Record extracts below:
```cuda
extern "C" int masr_ffn_tc_f16x2(const void* Ah, const void* Al, int64_t lda, const void* W1h, const void* W1l, const float* b1,
                                 const void* W2h, const void* W2l, const float* b2, float* x, int64_t ldx, int M, int D, int F,
                                 float alpha, void* stream) {
    if (M == 0) return MASR_OK;
    MASR_REQUIRE(Ah && Al && W1h && W1l && b1 && W2h && W2l && b2 && x, "masr_ffn_tc_f16x2: null pointer");
    MASR_REQUIRE(M > 0, "masr_ffn_tc_f16x2: M=%d", M);
    MASR_REQUIRE(D == FD, "masr_ffn_tc_f16x2: D=%d unsupported (this build: %d)", D, FD);
    MASR_REQUIRE(F > 0 && F % 256 == 0, "masr_ffn_tc_f16x2: F=%d must be a positive multiple of 256", F);
    MASR_REQUIRE(lda >= D && lda % 8 == 0, "masr_ffn_tc_f16x2: lda=%lld must be >= %d and a multiple of 8", (long long)lda, D);
    MASR_REQUIRE(ldx >= D && ldx % 2 == 0, "masr_ffn_tc_f16x2: ldx=%lld must be >= %d and even", (long long)ldx, D);
    MASR_REQUIRE(((reinterpret_cast<uintptr_t>(Ah) | reinterpret_cast<uintptr_t>(Al) | reinterpret_cast<uintptr_t>(W1h) |
                   reinterpret_cast<uintptr_t>(W1l) | reinterpret_cast<uintptr_t>(W2h) | reinterpret_cast<uintptr_t>(W2l)) & 15) == 0 &&
                 ((reinterpret_cast<uintptr_t>(x) | reinterpret_cast<uintptr_t>(b1) | reinterpret_cast<uintptr_t>(b2)) & 7) == 0,
                 "masr_ffn_tc_f16x2: misaligned pointer");
    FfnMaps maps;
    memset(&maps, 0, sizeof(maps));
    int rc;
    if ((rc = ffn_map(&maps.xh, Ah, M, D, lda, FM))) return rc;
    if ((rc = ffn_map(&maps.xl, Al, M, D, lda, FM))) return rc;
    if ((rc = ffn_map(&maps.w1h, W1h, F, D, D, FHC))) return rc;
    if ((rc = ffn_map(&maps.w1l, W1l, F, D, D, FHC))) return rc;
    if ((rc = ffn_map(&maps.w2h, W2h, D, F, F, FD))) return rc;
    if ((rc = ffn_map(&maps.w2l, W2l, D, F, F, FD))) return rc;
    int dev = 0;
    cudaGetDevice(&dev);
    if (dev < 0 || dev >= 64) dev = 0;
    void (*const kernels[2])(FfnMaps, FfnParams) = {ffn_tc_kernel<false>, ffn_tc_kernel<true>};
    if (!g_ffn_attr_set[dev]) {
        for (auto k : kernels) {
            cudaError_t e = cudaFuncSetAttribute(k, cudaFuncAttributeMaxDynamicSharedMemorySize, (int)kFfnSmem);
            if (e != cudaSuccess) { set_last_error("ffn_tc smem attr: %s", cudaGetErrorString(e)); return (int)e; }
        }
        g_ffn_attr_set[dev] = true;
    }
    int sms = 0;
    if (cudaDeviceGetAttribute(&sms, cudaDevAttrMultiProcessorCount, dev) != cudaSuccess || sms <= 0) sms = 132;
    const int nrb = (M + FM - 1) / FM;
    const char* env = getenv("MASR_FFN_FLAGS");
    const int flags = env ? atoi(env) : 0;
    FfnParams p{{W1h, W1l, W2h, W2l}, b1, b2, x, ldx, M, F, alpha, flags};
    const dim3 grid(nrb < sms ? nrb : sms);
    launch_pdl(kernels[flags ? 1 : 0], grid, dim3(F_THREADS), kFfnSmem, (cudaStream_t)stream, maps, p);
    return check_launch("ffn_tc_kernel");
}
```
End of Record extracts.
For every entry above, give it back exactly as written.

Reply
```cuda
extern "C" int masr_ffn_tc_f16x2(const void* Ah, const void* Al, int64_t lda, const void* W1h, const void* W1l, const float* b1,
                                 const void* W2h, const void* W2l, const float* b2, float* x, int64_t ldx, int M, int D, int F,
                                 float alpha, void* stream) {
    if (M == 0) return MASR_OK;
    MASR_REQUIRE(Ah && Al && W1h && W1l && b1 && W2h && W2l && b2 && x, "masr_ffn_tc_f16x2: null pointer");
    MASR_REQUIRE(M > 0, "masr_ffn_tc_f16x2: M=%d", M);
    MASR_REQUIRE(D == FD, "masr_ffn_tc_f16x2: D=%d unsupported (this build: %d)", D, FD);
    MASR_REQUIRE(F > 0 && F % 256 == 0, "masr_ffn_tc_f16x2: F=%d must be a positive multiple of 256", F);
    MASR_REQUIRE(lda >= D && lda % 8 == 0, "masr_ffn_tc_f16x2: lda=%lld must be >= %d and a multiple of 8", (long long)lda, D);
    MASR_REQUIRE(ldx >= D && ldx % 2 == 0, "masr_ffn_tc_f16x2: ldx=%lld must be >= %d and even", (long long)ldx, D);
    MASR_REQUIRE(((reinterpret_cast<uintptr_t>(Ah) | reinterpret_cast<uintptr_t>(Al) | reinterpret_cast<uintptr_t>(W1h) |
                   reinterpret_cast<uintptr_t>(W1l) | reinterpret_cast<uintptr_t>(W2h) | reinterpret_cast<uintptr_t>(W2l)) & 15) == 0 &&
                 ((reinterpret_cast<uintptr_t>(x) | reinterpret_cast<uintptr_t>(b1) | reinterpret_cast<uintptr_t>(b2)) & 7) == 0,
                 "masr_ffn_tc_f16x2: misaligned pointer");
    FfnMaps maps;
    memset(&maps, 0, sizeof(maps));
    int rc;
    if ((rc = ffn_map(&maps.xh, Ah, M, D, lda, FM))) return rc;
    if ((rc = ffn_map(&maps.xl, Al, M, D, lda, FM))) return rc;
    if ((rc = ffn_map(&maps.w1h, W1h, F, D, D, FHC))) return rc;
    if ((rc = ffn_map(&maps.w1l, W1l, F, D, D, FHC))) return rc;
    if ((rc = ffn_map(&maps.w2h, W2h, D, F, F, FD))) return rc;
    if ((rc = ffn_map(&maps.w2l, W2l, D, F, F, FD))) return rc;
    int dev = 0;
    cudaGetDevice(&dev);
    if (dev < 0 || dev >= 64) dev = 0;
    void (*const kernels[2])(FfnMaps, FfnParams) = {ffn_tc_kernel<false>, ffn_tc_kernel<true>};
    if (!g_ffn_attr_set[dev]) {
        for (auto k : kernels) {
            cudaError_t e = cudaFuncSetAttribute(k, cudaFuncAttributeMaxDynamicSharedMemorySize, (int)kFfnSmem);
            if (e != cudaSuccess) { set_last_error("ffn_tc smem attr: %s", cudaGetErrorString(e)); return (int)e; }
        }
        g_ffn_attr_set[dev] = true;
    }
    int sms = 0;
    if (cudaDeviceGetAttribute(&sms, cudaDevAttrMultiProcessorCount, dev) != cudaSuccess || sms <= 0) sms = 132;
    const int nrb = (M + FM - 1) / FM;
    const char* env = getenv("MASR_FFN_FLAGS");
    const int flags = env ? atoi(env) : 0;
    FfnParams p{{W1h, W1l, W2h, W2l}, b1, b2, x, ldx, M, F, alpha, flags};
    const dim3 grid(nrb < sms ? nrb : sms);
    launch_pdl(kernels[flags ? 1 : 0], grid, dim3(F_THREADS), kFfnSmem, (cudaStream_t)stream, maps, p);
    return check_launch("ffn_tc_kernel");
}
```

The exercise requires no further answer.